The investment autosurf concept is against PayPal's Acceptable Use Policy. Historically, Paypal has blocked most autosurf programs' accounts.

Controversy

A large amount of controversy is concentrated over whether autosurfs are inherently structured as Ponzi schemes. Traffic-only autosurfs that involve no monetary transactions can also be Ponzis if more credits are earned than page views available; older members are promised a certain number of website hits which can only be fulfilled by newer members joining. Due to the precedent set by 12 Daily, there is a strong possibility that most investment autosurfs are Ponzi schemes, and thus breaking the law and/or deceiving their users; whereas paid to surf sites usually had a viable business model where advertisers pay for the site to be viewed but not earn money in return.
On the other hand, autosurfs which require an investment and promise to pay a profit must, to not be a Ponzi, have other sources of income which can yield the high percentages they offer.
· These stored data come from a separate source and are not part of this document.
@@ -2927,7 +2975,13 @@
       for (size_t k = t; k < n; k += nth) p[k] = 0;
     }
   };
-  if ((c.sensors & SMX_SENSOR_OGM) && o.ogm) zero_bytes(o.ogm, (size_t)c.ogm_width * c.ogm_height);
+  if ((c.sensors & SMX_SENSOR_OGM) && o.ogm) {
+    zero_bytes(o.ogm, (size_t)c.ogm_width * c.ogm_height);
+    if (a.ogm_mask) {
+      const size_t words = smx_ogm_mask_words((size_t)c.ogm_width * c.ogm_height);
+      for (size_t k = t; k < words; k += nth) a.ogm_mask[gid * words + k] = 0ull;
+    }
+  }
   if ((c.sensors & SMX_SENSOR_DAGM) && o.dagm) zero_bytes(o.dagm, (size_t)c.dagm_width * c.dagm_height);
   if ((c.sensors & SMX_SENSOR_LIDAR) && o.lidar_hit) {
     for (int k = t; k < c.lidar_rays; k += nth) o.lidar_hit[gid * (size_t)c.lidar_rays + k] = 0;
@@ -3614,8 +3668,10 @@
     __syncthreads();
   }
   __syncthreads();
+  static_assert(SMX_BLOCK == 64, "ogm_store_tile: the workgroup is one wavefront");
   int4* dst = reinterpret_cast<int4*>(a.out.ogm + gid * (size_t)bytes);
-  for (int k = threadIdx.x; k < bytes / 16; k += SMX_BLOCK) dst[k] = reinterpret_cast<const int4*>(tile)[k];
+  ogm_store_tile(reinterpret_cast<const int4*>(tile), dst, a.ogm_mask ? a.ogm_mask + gid * smx_ogm_mask_words((size_t)bytes) : nullptr,
+                 bytes / 16, (int)threadIdx.x);
 }
 
 struct OgmPose {
@@ -3684,6 +3740,7 @@
   const int n_obs = n_observers;
   const int per_round = SMX_OGM_WAVES * OBS;
   const int rounds = (n_obs + per_round - 1) / per_round;
+  const size_t mask_words = smx_ogm_mask_words((size_t)bytes);
 #pragma nounroll
   for (int it = 0; it < rounds; ++it) {
     const int turn0 = (it * SMX_OGM_WAVES + wave) * OBS;
@@ -3743,8 +3800,9 @@
     SMX_WAVE_SYNC();
     for (int t = 0; t < n_live; ++t) {
       const int4* src_tile = reinterpret_cast<const int4*>(tile + (size_t)t * bytes);
-      int4* dst = reinterpret_cast<int4*>(a.out.ogm + ((size_t)env * n_veh + (int)observers[turn0 + t]) * (size_t)bytes);
-      for (int k = lane; k < bytes / 16; k += 64) dst[k] = src_tile[k];
+      const size_t gid = (size_t)env * n_veh + (int)observers[turn0 + t];
+      int4* dst = reinterpret_cast<int4*>(a.out.ogm + gid * (size_t)bytes);
+      ogm_store_tile(src_tile, dst, a.ogm_mask ? a.ogm_mask + gid * mask_words : nullptr, bytes / 16, lane);
     }
     SMX_WAVE_SYNC();
   }
@@ -4921,6 +4979,11 @@
   float* ha_action;
   uint8_t* ha_status;
   int32_t history_max_id;
+  unsigned long long* ogm_mask;
+  size_t ogm_mask_bytes;
+  const uint8_t* ogm_rows;
+  bool ogm_known;
+  bool ogm_delta = true;
   void* dims_blob;
   HistoryDimsDev dims;
   struct StackBinding {
@@ -5038,6 +5101,15 @@
   h->cfg = *cfg;
   h->device = device;
   h->nb_d2_max = radius_threshold(h->cfg.nb_radius);
+  if (h->cfg.sensors & SMX_SENSOR_OGM) {
+    h->ogm_mask_bytes = (size_t)cfg->num_envs * cfg->num_vehicles * smx_ogm_mask_words((size_t)cfg->ogm_width * cfg->ogm_height) * sizeof(unsigned long long);
+    const hipError_t em = hipMalloc((void**)&h->ogm_mask, h->ogm_mask_bytes);
+    if (em != hipSuccess) {
+      h->ogm_mask = nullptr;
+      smx_destroy(h);
+      return refuse(g_create_err, std::string("hipMalloc (OGM piece mask): ") + hipGetErrorString(em), SMX_ERR_HIP);
+    }
+  }
 #ifdef SMX_DEBUG_TIMING
   if (const char* dbg = getenv("SMX_DEBUG_SKIP")) h->debug_skip = atoi(dbg);
 #endif
@@ -5077,6 +5149,7 @@
   in.dims_bound = h->dims.table != nullptr;
   in.history_bound = h->history.vehicle != nullptr;
   in.follow_entry = follow;
+  in.ogm_mask = h->ogm_mask != nullptr && h->ogm_delta;
   return in;
 }
 
@@ -5890,6 +5963,7 @@
   a.dims = h->dims;
   a.ha_action = h->ha_action;
   a.ha_status = h->ha_status;
+  a.ogm_mask = (p.ogm_delta && out->ogm) ? h->ogm_mask : nullptr;
   a.wp_blocks = (int)p.wp_blocks;
   a.obs_blocks = (int)p.obs_blocks;
   a.lidar_blocks = (int)p.lidar_blocks;
@@ -5948,6 +6022,12 @@
     ph = &h->ph_pool[h->ph_used * (SMX_PHASE_COUNT + 1)];
     SMX_HIP(hipEventRecord(ph[0], stream));
   }
+  if (a.ogm_mask && !(h->ogm_known && h->ogm_rows == out->ogm)) {
+    SMX_HIP(hipMemsetAsync(h->ogm_mask, 0xff, h->ogm_mask_bytes, stream));
+    h->ogm_rows = out->ogm;
+    h->ogm_known = true;
+  }
+  if (!a.ogm_mask) h->ogm_known = false;
   if (p.social) launch(k_social, p.veh_blocks, 0, stream, a);
   alive_list(h, p, a, stream);
   if (is_step) {
@@ -6108,6 +6188,19 @@
   return SMX_OK;
 }
 
+extern "C" int smx_invalidate_outputs(smx_handle h) {
+  if (!h) return SMX_ERR_INVALID;
+  h->ogm_known = false;
+  return SMX_OK;
+}
+
+extern "C" int smx_set_ogm_delta(smx_handle h, int on) {
+  if (!h) return SMX_ERR_INVALID;
+  h->ogm_delta = on != 0;
+  h->ogm_known = false;
+  return SMX_OK;
+}
+
 extern "C" int smx_set_timing(smx_handle h, int level) {
   if (!h) return SMX_ERR_INVALID;
   h->timing = level == 1;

Therefore, they often come under attack for failing to reveal their income sources or not registering with the proper authorities as a legitimate investment company. Ponzi schemes will end when no new investors are found, and it follows that autosurf sites have rather short life spans, existing from one week to a few years depending on the popularity and "investment plans" offered.

12DailyPro

12DailyPro was one of the largest autosurfs in 2005. Promising a return of 12% daily for 12 days, funds invested went into the millions. In February 2006, autosurfs reached the United States national news when funds of members of 12DailyPro were frozen by payment processor StormPay.
Rather than focus entirely on StormPay, news organizations such as ABC4 (Utah) and WTOC (Georgia) investigated the autosurf itself. In a statement released by the Georgia Government Consumer Protection Agency titled "Pyramid Schemes Never Die; Just Evolve", 12DailyPro was closely scrutinized. Media calls to 12DailyPro owner Charis Johnson went unanswered.
Later in February, 12DailyPro received a cease and desist order by the SEC, who claimed that 95% of the program's funds came from new members. On February 28, the SEC filed a proposed stipulation, agreed to by the attorney for Charis Johnson, LifeClicks, and 12DailyPro that these parties would turn over all assets and records to a permanent legal receiver.

2006-Present

After the demise of 12DailyPro, many other autosurfs collapsed as well; this is widely assumed to be because they invested member funds into 12DailyPro, causing a domino effect. Subsequently, autosurfs have become less popular and are more widely believed to be Ponzi schemes. However, many still autosurf, either refusing to accept that they are Ponzi structured, or knowingly using this to profit (through attracting new investors to prolong the life of the program). Also, some autosurfs have begun to focus on the advertising side of their business model, by, for example, converting to manual surf or by paying members bonuses that are not dependent upon the advertising fee. They have introduced disclaimers on their sites saying that purchases are solely for advertising, earnings are payments for viewing advertising and that there is no guarantee of earnings. However, disclaimers do not override the law and thus do not legalize an otherwise fraudulent program.
Money invested in 12DailyPro is currently being held by a court-ordered payment receiver.